Let us present the results of the numerical experiments to demonstrate application of the multimethod technology. Two examples are considered: a test problem of the Rosenbrock function minimization and the problem of optimal control of the rocket flight.

4.1 Example 1

It is required to find the minimum of Rosenbrock function \(f({x}_{1},{x}_{2}) = 100{({x}_{2} - {x}_{1}^{2})}^{2} + {(1 - {x}_{1})}^{2}\) with constraint \({({x}_{1} - 2)}^{2} + {({x}_{2} - 2)}^{2} \leq 1\) and initial approximation x 0 = (2, 1).

It is known that the absolute minimum of this function is achieved at the point (1, 1). It is equal to 0. In the problem under consideration, the point (1, 1) is not feasible. Therefore the zero value of objective functional is not attained.

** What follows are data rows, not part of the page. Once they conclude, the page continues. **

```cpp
static int launch_hw_reduce(const HWScales& sc, const float* slab, float* dW, int Co, int Ntot, int ldo, int splits, int64_t slab_stride,
                            float alpha, int beta, hipStream_t s) {
    const int64_t total = (int64_t)Co * Ntot;
    if (Ntot % 4 == 0 && ldo % 4 == 0 && slab_stride % 4 == 0 && sc.Ci % 4 == 0 && (((uintptr_t)slab | (uintptr_t)dW) & 15) == 0) {
        const int blocks = (int)std::min<int64_t>(sp_cdiv(total / 4, 256), 4096);
        hipLaunchKernelGGL(hw_reduce4_kernel, dim3(blocks), dim3(256), 0, s, slab, dW, Co, Ntot / 4, ldo / 4, splits, slab_stride / 4, alpha, sc, beta);
    } else {
        const int blocks = (int)std::min<int64_t>(sp_cdiv(total, 256), 4096);
        hipLaunchKernelGGL(hw_reduce_kernel, dim3(blocks), dim3(256), 0, s, slab, dW, Co, Ntot, ldo, splits, slab_stride, alpha, sc, beta);
    }
    SP_LAUNCH_CHECK();
    return SP_OK;
}

static int conv_wgrad_f16(const sp_wgrad_desc* d, const void* Xsplit, const float* x_scale, const void* dYsplit,
                          const float* y_scale, float* dW, void* workspace, void* stream, int nprod) {
    if (!d || !Xsplit || !dYsplit || !x_scale || !y_scale || !dW) return SP_ENULL;
    if (d->Ci % 16 || d->Co % 16 || d->ldx != d->Ci || d->ldy < d->Co || d->ldy % 16 || d->nbatch < 1) return SP_EINVAL;
    if (((uintptr_t)Xsplit | (uintptr_t)dYsplit) & 15) return SP_EINVAL;
    const int64_t rows_b = (int64_t)d->N_img * d->Ho * d->Wo;
    const bool batched = d->nbatch > 1;
    if (batched) {
        if (d->KH * d->KW != 1 || d->stride != 1 || d->pad != 0 || rows_b % 32 || nprod != 3) return SP_EINVAL;
        if (d->strideX != rows_b * d->Ci || d->strideY != rows_b * d->ldy || d->strideO != (int64_t)d->Co * d->ldo) return SP_EINVAL;
    } else if (d->ldo < d->KH * d->KW * d->Ci) {
        return SP_EINVAL;
    }
    HWArgs a;
    a.X = (const uint16_t*)Xsplit; a.dY = (const uint16_t*)dYsplit;
    a.sx = x_scale; a.sy = y_scale;
    a.sx_vec = d->x_scale_vec ? 1 : 0; a.sy_vec = d->y_scale_vec ? 1 : 0;
// ... 128 lines not shown
```

scanpaths_amd/functional.py:

```python
from __future__ import annotations

import ctypes as C
from collections import namedtuple
from typing import Optional

import torch
from torch.autograd import Function

from . import config as _config
from . import hip
from .hip import ConvDesc, WgradDesc, check, ptr


_KSPLIT_MIN_NKT, _KSPLIT_KT = 8, 4


def _timed(key_flops, launch):
    if hip.TIMER is None:
        return launch()
    return hip.TIMER.bracket(*key_flops(), launch)


def _gemm_desc(M, Nout, Kc, *, ldx, ldw, ldc, mode=0, alpha=1.0, beta=0, relu=0, nbatch=1, sX=0, sW=0, sC=0):
    return ConvDesc(N_img=M, Hi=1, Wi=1, Kc=Kc, ldx=ldx, Ho=1, Wo=1, Nout=Nout, ldc=ldc, KH=1, KW=1, stride=1, pad=0, dil=1, mode=mode,
                    ldw=ldw, alpha=float(alpha), beta=int(beta), relu=int(relu), nbatch=nbatch, strideX=sX, strideW=sW, strideC=sC)


def _gemm_wgrad_desc(M, Co, Ci, *, ldx, ldy, ldo, alpha=1.0, nbatch=1, sX=0, sY=0, sO=0):
    return WgradDesc(N_img=M, Hi=1, Wi=1, Ci=Ci, ldx=ldx, Ho=1, Wo=1, Co=Co, ldy=ldy, KH=1, KW=1, stride=1, pad=0, dil=1, ldo=ldo,
                     alpha=float(alpha), nbatch=nbatch, strideX=sX, strideY=sY, strideO=sO)


def _igemm(d: ConvDesc, X, W, bias, out):
    M_, Nout, Kc, mode, taps, nbatch = d.N_img * d.Ho * d.Wo, d.Nout, d.Kc, d.mode, d.KH * d.KW, d.nbatch
    aligned = all(t is None or t.data_ptr() % 16 == 0 for t in (X, W, out, bias))
    if (SKINNY_GEMM and taps == 1 and nbatch == 1 and M_ <= 64 and not d.beta and d.Hi == d.Ho and d.Wi == d.Wo and d.stride == 1
            and d.pad == 0 and aligned and d.ldc % 4 == 0 and hip.lib().sp_gemm_skinny_applies(M_, Nout, Kc, d.ldx, d.ldw, d.ldc, mode)):
        L = hip.lib()
        ws = hip.workspace(L.sp_gemm_skinny_workspace(M_, Nout, Kc, mode), X.device, slot=2)

        def launch_sk():
            check(L.sp_gemm_skinny(ptr(X), ptr(W), ptr(bias), ptr(out), M_, Nout, Kc, d.ldx, d.ldw, d.ldc, mode, d.alpha, d.relu,
                                   ptr(ws), hip.stream()), "sp_gemm_skinny")
        FUSION_COUNTS["skinny_gemm"] += 1
        return _timed(lambda: (("skinny_fwd" if mode == 0 else "skinny_dgrad", M_, Nout, Kc, "1x1", 1), 2.0 * M_ * Nout * Kc), launch_sk)
    if taps == 1 and nbatch == 1:
        tiles = ((M_ + 127) // 128) * ((Nout + 127) // 128)
        nkt = (Kc + 31) // 32
        if tiles <= 64 and nkt >= _KSPLIT_MIN_NKT:
            d.ksplit = max(2, min(nkt // _KSPLIT_KT, 512 // tiles))
            d.workspace = ptr(hip.workspace(d.ksplit * M_ * Nout * 4, X.device, slot=2))

    def launch():
        check(hip.lib().sp_conv_igemm(C.byref(d), ptr(X), ptr(W), ptr(bias), ptr(out), hip.stream()), "sp_conv_igemm")
    _timed(lambda: (("igemm_fwd" if mode == 0 else "igemm_dgrad", M_, Nout, taps * Kc, f"{d.KH}x{d.KW}", nbatch),
                    2.0 * M_ * Nout * taps * Kc * nbatch), launch)


def _wgrad(d: WgradDesc, X, dY, dW):
    L = hip.lib()
    ws = hip.workspace(L.sp_conv_wgrad_workspace(C.byref(d)), X.device, slot=0)
    def launch():
        check(L.sp_conv_wgrad(C.byref(d), ptr(X), ptr(dY), ptr(dW), ptr(ws), hip.stream()), "sp_conv_wgrad")
    _timed(lambda: (("wgrad", d.N_img * d.Ho * d.Wo, d.Co, d.KH * d.KW * d.Ci, f"{d.KH}x{d.KW}", d.nbatch),
                    2.0 * d.N_img * d.Ho * d.Wo * d.Co * d.KH * d.KW * d.Ci * d.nbatch), launch)


def _apply_config():
    g = globals()
    c = _config.settings
    g["FUSED_AMAX"] = bool(c["fused_amax"])
    g["USE_BF16X3"] = bool(c["use_split"])
    g["THROUGHPUT_MODE"] = c["split_scheme"] == "f16x1"
    g["SPLIT_SCHEME"] = "f16x2" if c["split_scheme"] == "f16x1" else c["split_scheme"]
    for name, key in (("GRAD_MERGE", "grad_merge"), ("BN_SPLIT", "bn_split"), ("BN_SKIP_DX", "bn_skip_dx"), ("BN_SKIP_Z", "bn_skip_z"),
                      ("LSTM_BWD_SPLIT", "lstm_bwd_split"), ("RANK1_DSP_SPLIT", "rank1_dsp_split"), ("RANK1_DWC_SPLIT", "rank1_dwc_split"),
                      ("LSTM_SKIP_DPRE", "lstm_skip_dpre"), ("FUSE_GATE_LSTM", "fuse_gate_lstm"), ("LSTM_H_PLANES", "lstm_h_planes"),
                      ("DEFER_WGRAD", "defer_wgrad"), ("CHANNEL_SCALES", "channel_scales"), ("HW2_SINGLE", "hw2_single"),
                      ("ROW_SPARSITY", "row_sparsity"), ("DIRECT_GRAD", "direct_grad"), ("SKINNY_GEMM", "skinny_gemm"), ("ASYNC_DGRAD", "async_dgrad"),
                      ("DRT_BATCHED", "drt_batched"), ("RANK1_FUSED", "rank1_fused")):
        g[name] = bool(c[key])


_apply_config()


FUSION_COUNTS = {"lstm_bwd_split": 0, "bn_bwd_split_operand": 0, "gateconv_lstm": 0, "gateconv_lstm_hplanes": 0,
                 "bn_fwd_split": 0, "bn_fwd_split_operand": 0, "bn_skip_z": 0, "bn_bwd_split": 0, "bn_skip_dx": 0,
                 "conv_bn_stats": 0, "grad_merge": 0, "rank1_dsp_split": 0, "rank1_dwc_split": 0, "lstm_skip_dpre": 0, "wgrad_multi": 0,
                 "row_sparse_bwd": 0, "fan_in_rows": 0, "direct_grad": 0, "output_gate": 0, "skinny_gemm": 0, "async_dgrad": 0,
                 "drt_fwd_batched": 0, "rank1_fused": 0}


def _grad_slot(param):
    if not DIRECT_GRAD or param is None or not getattr(param, "is_leaf", False) or not param.requires_grad:
        return None
    if getattr(param, "_sp_flat", None) is None:
        return None
    if getattr(param, "_backward_hooks", None):
        return None
    try:
        return param, torch.autograd.graph.get_gradient_edge(param).node
    except Exception:
        return None


def _take_grad_view(pn, phys_perm=None):
    if pn is None:
        return None, None
    param, node = pn
    try:
        if not torch._C._will_engine_execute_node(node):
            return None, None
    except RuntimeError:
        return None, None
    slot = param._sp_flat
    g = slot.peek(param)
    if g is None:
        return None, None
    v = g.permute(*phys_perm) if phys_perm is not None else g
    if not v.is_contiguous():
        return None, None
    slot.take()
    FUSION_COUNTS["direct_grad"] += 1
    return slot, v


class RowsCtx:
    __slots__ = ("last", "B")

    def __init__(self, last):
        self.last, self.B = last, int(last.numel())


class DecodeRows:
    __slots__ = ("rc",)

    def __init__(self):
        self.rc = None

    def at(self, t: int) -> "DecodeStep":
        return DecodeStep(t, self)


class DecodeStep(int):
    def __new__(cls, t, rows):
        o = int.__new__(cls, t)
        o.rows = rows
        return o


def rows_ctx(step, nsamples):
    tok = getattr(step, "rows", None)
    if tok is None or not ROW_SPARSITY:
        return None
    rc = tok.rc
    if rc is None or rc.B != nsamples:
        return None
    return rc


class _OutputGate(Function):
    @staticmethod
    def forward(ctx, tok, *outs):
        ctx.tok = tok
        ctx.set_materialize_grads(False)
        return tuple(o.view_as(o) for o in outs)

    @staticmethod
    def backward(ctx, *grads):
        tok = ctx.tok
        tok.rc = None
        live = [g for g in grads if g is not None]
        if ROW_SPARSITY and live:
# ... 122 lines not shown
        n = xc.numel()
        out = torch.empty(2 * n + 32, dtype=torch.float16, device=x.device)
        Cc = xc.shape[-1]
        if channel and CHANNEL_SCALES and hint is None and xc.dim() >= 2 and Cc % 16 == 0 and not THROUGHPUT_MODE:
            cscale = torch.empty(Cc, dtype=torch.float32, device=x.device)
            L = hip.lib()
            ws = hip.workspace(L.sp_split2_f16_cols_workspace(n // Cc, Cc), x.device, slot=1)
            check(L.sp_split2_f16_cols(ptr(xc), n // Cc, Cc, ptr(out), ptr(cscale), ptr(ws), hip.stream()), "sp_split2_f16_cols")
            op = SplitOperand(out, cscale, scheme, "cols")
        else:
            scale = hint if hint is not None else _scale_slot(x.device)
            check(hip.lib().sp_split2_f16(ptr(xc), n, ptr(out), ptr(scale), int(hint is not None), hip.stream()), "sp_split2_f16")
            op = SplitOperand(out, scale, scheme)
    if cache is not None:
        cache[scheme] = op
    return op


def _absorb_of(act: Optional[SplitOperand]) -> Optional[torch.Tensor]:
    return act.scale if (act is not None and act.kind == "cols") else None


def split_w(w2d: torch.Tensor, scheme: str, Kc: Optional[int] = None, absorb: Optional[torch.Tensor] = None) -> SplitOperand:
    if scheme == "bf16x3":
        return SplitOperand(split3(w2d), None, scheme)
    w2d = w2d.contiguous()
    K = w2d.shape[-1]
    rows = w2d.numel() // K
    out = torch.empty(2 * w2d.numel() + 32, dtype=torch.float16, device=w2d.device)
    rscale = torch.empty(rows, dtype=torch.float32, device=w2d.device)
    check(hip.lib().sp_split2_f16_rows(ptr(w2d), rows, K, Kc if Kc is not None else K, ptr(absorb), ptr(out), ptr(rscale), hip.stream()),
          "sp_split2_f16_rows")
    return SplitOperand(out, rscale, scheme, "rows", absorb)


def split_op_wT(wp: torch.Tensor, scheme: Optional[str] = None, absorb: Optional[torch.Tensor] = None) -> SplitOperand:
    Co, KH, KW, Ci = wp.shape
    scheme = scheme or _scheme_for(Co)
    if scheme == "bf16x3":
        return SplitOperand(split3_wT(wp), None, scheme)
    out = torch.empty(2 * wp.numel() + 32, dtype=torch.float16, device=wp.device)
    if Ci % 4 == 0:
        rscale = torch.empty(Ci, dtype=torch.float32, device=wp.device)
        check(hip.lib().sp_split2_f16_wT_rows(ptr(wp), 1, Co, KH * KW, Ci, ptr(absorb), ptr(out), ptr(rscale), hip.stream()),
              "sp_split2_f16_wT_rows")
        return SplitOperand(out, rscale, scheme, "rows", absorb)
    assert absorb is None
    scale = _scale_slot(wp.device)
    check(hip.lib().sp_split2_f16_wT(ptr(wp), Co, KH * KW, Ci, ptr(out), ptr(scale), hip.stream()), "sp_split2_f16_wT")
    return SplitOperand(out, scale, scheme)


def _weight_operand(wp, act: SplitOperand, wcache, transposed=False) -> SplitOperand:
    absorb = _absorb_of(act)
    key = ("wT" if transposed else "w", act.scheme)
    if absorb is None and wcache is not None and key in wcache:
        return wcache[key]
    if transposed:
        op = split_op_wT(wp, act.scheme, absorb)
    else:
        Co, KH, KW, Ci = wp.shape
        op = split_w(wp.reshape(Co, KH * KW * Ci), act.scheme, Ci, absorb)
    if absorb is None and wcache is not None:
        wcache[key] = op
    return op


COST_M_SCALE = 1.0


def _b3_pays(M, N, K, Kc, nbatch=1, a_elems=None, free_a=False):
    if not USE_BF16X3 or nbatch != 1 or Kc % 16 or N < 64:
        return False
    f16 = _scheme_for(Kc) == "f16x2"
    Mc = M * COST_M_SCALE
    flops = 2.0 * Mc * N * K
    split_bytes = (12.0 if f16 else 10.0) * ((0 if free_a else Mc * Kc) + N * K)
    bpe = 4.0 if f16 else 6.0
    if bpe * (a_elems if a_elems is not None else 4.0 * M * Kc) + 64 >= 2 ** 32 or bpe * N * K + 64 >= 2 ** 32:
        return False
    return flops * (1 / 1.1e14 - 1 / (4.0e14 if f16 else 2.5e14)) > split_bytes / 4e12 and flops > (1e9 if free_a else 2e9)


def _igemm_b3(d: ConvDesc, Xs, Ws, bias, out, stats=None, rows=None):
    assert Xs.scheme == Ws.scheme, (Xs.scheme, Ws.scheme)
    f16 = Xs.scheme == "f16x2"
    xscale = Xs.scale
    mode = d.mode
    if f16 and rows is not None and mode == 1:
        d.row_last, d.row_step = rows[0].last.data_ptr(), int(rows[1])
    if f16:
        d.w_scale_rows = int(Ws.kind == "rows")
        if Xs.kind == "cols":
            if Ws.absorbed is not Xs.scale:
                raise RuntimeError("scanpaths_amd: a per-channel-scaled operand met a weight operand that did not absorb its scales")
            xscale = _one(out.device)
        elif Ws.absorbed is not None:
            raise RuntimeError("scanpaths_amd: a weight operand that absorbed per-channel scales met another activation operand")

    def launch():
        if stats is not None:
            check(hip.lib().sp_conv_igemm_f16x2_stats(C.byref(d), ptr(Xs.buf), ptr(xscale), ptr(Ws.buf), ptr(Ws.scale), ptr(out),
                                                      ptr(stats[0]), ptr(stats[1]), hip.stream()), "sp_conv_igemm_f16x2_stats")
        elif f16:
            fn = hip.lib().sp_conv_igemm_f16x1 if THROUGHPUT_MODE else hip.lib().sp_conv_igemm_f16x2
            check(fn(C.byref(d), ptr(Xs.buf), ptr(xscale), ptr(Ws.buf), ptr(Ws.scale), ptr(bias), ptr(out), hip.stream()),
                  "sp_conv_igemm_f16x2")
        else:
            check(hip.lib().sp_conv_igemm_bf16x3(C.byref(d), ptr(Xs.buf), ptr(Ws.buf), ptr(bias), ptr(out), hip.stream()),
                  "sp_conv_igemm_bf16x3")

    def key_flops():
        M = d.N_img * d.Ho * d.Wo
        K = d.KH * d.KW * d.Kc
        pre = ("h1" if THROUGHPUT_MODE else "h2") if f16 else "b3"
        sparse = f16 and rows is not None and mode == 1
        return (pre + ("_fwd" if mode == 0 else "_dgrad") + ("_rows" if sparse else ""), M, d.Nout, K, f"{d.KH}x{d.KW}", 1), 2.0 * M * d.Nout * K
    _timed(key_flops, launch)


def _wgrad_scheme(Ci, Co) -> str:
    return "f16x2" if _scheme_for(Ci) == "f16x2" and _scheme_for(Co) == "f16x2" else "bf16x3"


def _w3_pays(M, Co, K, Ci, nbatch=1, free_splits=False):
    f16 = _wgrad_scheme(Ci, Co) == "f16x2"
    if not USE_BF16X3 or nbatch != 1 or Co % 16 or Co < 64 or (Ci % 128 and not f16):
        return False
    flops = 2.0 * M * COST_M_SCALE * Co * K
    split_bytes = 0.0 if free_splits else (12.0 if f16 else 10.0) * M * COST_M_SCALE * (Ci + Co)
    if 6.0 * M * max(Ci, Co) * 4 >= 2 ** 32:
        return False
    return flops * (1 / 1.0e14 - 1 / (3.2e14 if f16 else 1.6e14)) > split_bytes / 4e12 and flops > 2e9


HW2_SINGLE_MIN_FLOPS = 9e10


def _wgrad_b3(d: WgradDesc, Xs, dYs, dW):
    assert Xs.scheme == dYs.scheme, (Xs.scheme, dYs.scheme)
    L = hip.lib()
    f16 = Xs.scheme == "f16x2"
    if f16:
        d.x_scale_vec, d.y_scale_vec = int(Xs.kind == "cols"), int(dYs.kind == "cols")
    M, Co, K = d.N_img * d.Ho * d.Wo, d.Co, d.KH * d.KW * d.Ci
    big = L.sp_conv_wgrad_f16x2_multi_workspace(C.byref(d), 1) if (f16 and HW2_SINGLE and not THROUGHPUT_MODE
                                                                   and 2.0 * M * COST_M_SCALE * Co * K >= HW2_SINGLE_MIN_FLOPS) else 0
    ws = hip.workspace(big if big > 0 else (L.sp_conv_wgrad_f16x2_workspace if f16 else L.sp_conv_wgrad_bf16x3_workspace)(C.byref(d)),
                       dW.device, slot=0)

    def launch():
        if big > 0:
            FUSION_COUNTS["wgrad_multi"] += 1
            one = lambda t: (C.c_void_p * 1)(t.data_ptr())
            check(L.sp_conv_wgrad_f16x2_multi(C.byref(d), 1, one(Xs.buf), one(Xs.scale), one(dYs.buf), one(dYs.scale), ptr(dW), ptr(ws),
                                              None, None, hip.stream()), "sp_conv_wgrad_f16x2_multi")
        elif f16:
            fn = L.sp_conv_wgrad_f16x1 if THROUGHPUT_MODE else L.sp_conv_wgrad_f16x2
            check(fn(C.byref(d), ptr(Xs.buf), ptr(Xs.scale), ptr(dYs.buf), ptr(dYs.scale), ptr(dW), ptr(ws), hip.stream()),
                  "sp_conv_wgrad_f16x2")
        else:
            check(L.sp_conv_wgrad_bf16x3(C.byref(d), ptr(Xs.buf), ptr(dYs.buf), ptr(dW), ptr(ws), hip.stream()),
                  "sp_conv_wgrad_bf16x3")
    _timed(lambda: (((("h1" if THROUGHPUT_MODE else "h2") if f16 else "b3") + ("_wgrad_multi" if big > 0 else "_wgrad"), M, Co, K, f"{d.KH}x{d.KW}", 1),
                    2.0 * M * Co * K), launch)
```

This problem was solved numerically by the method of conditional gradient, by the method of gradient projection, and also by the multimethod algorithm which contains these two methods. The smallest value of the function equal to 0.0358, for prescribed accuracy \(\epsilon = 1{0}^{-4}\), was attained using 240, 341, and 170 iterations, respectively. Minimum point is x  ∗  = (1. 189, 1. 415).

4.2 Example 2

In this case, controlled process is described by the system

$$\begin{array}{l} \dot{{x}}_{1} = -cp{x}_{1}^{2}[1.174 - 0.9\cos {u}_{1}] - g\sin {x}_{2}\left/{(1 + {x}_{3})}^{2}, \right.\\ \dot{{x}}_{2} = 0.6cp{x}_{1}^{2}\sin {u}_{1} + {x}_{1}\cos {x}_{2}\left/[R(1 + {x}_{3})] - g\cos {x}_{2}\right/[{x}_{1}{(1 + {x}_{3})}^{2}], \\ \dot{{x}}_{3} = {x}_{1}\sin {x}_{2}\left/R,\right. \\ \dot{{x}}_{4} = {x}_{1}\cos {x}_{2}\left/ [1 + {x}_{3}],\right.\end{array}$$

where \(\rho = 0.002704\exp (-4.26R{x}_{3})\), R = 209, g = 0. 00032172, and c = 26600.

The initial data \(x(0) = (0.36,-0.141372,0.019139,0.0)\) and terminal conditions x(t k ) = (0. 27, 0. 0, 0. 011962, { unbounded})are given, while the parameter t k is not fixed. It is required to find such control u(t), t ∈ [0, t k ] and such smallest value of parameter t k that the fulfillment of terminal conditions is guaranteed, while the functional

$$I(u) =\int\limits_{0}^{{t}_{k} }{x}_{1}{[\exp (-4.26R{x}_{3})]}^{1/3}\,\mathrm{d}t$$

should attain the smallest value.

This problem was solved by the above linearization method and also by the projected Lagrangian method, in iteration of which the nonlinear Lagrangian with linearizable constraints is minimized [11]. Approximate solution (the accuracy w.r.t. boundary conditions is 10 − 3) was found in 282 and 215 iterations, respectively. The solution with the same accuracy, that was obtained with the multimethod algorithm including these two methods, was found in 164 iterations. The value of parameter t k equals 72.412, while the functional I(u) attains the value equal to 24.59.

5 Conclusion

Thus, we can conclude that for each problem under consideration there exists an appropriate sequence of steps based on different methods which provides more effective search for the optimal control. In the multimethod algorithms the construction of such a sequence is accomplished automatically according to some given criterion estimating the efficiency of optimization process at each stage of the problem solving. The use of the technology described above is based on the application software, for example, [511, 14], which includes the methods of first and second order for solving the optimal control problems with constraints of different types.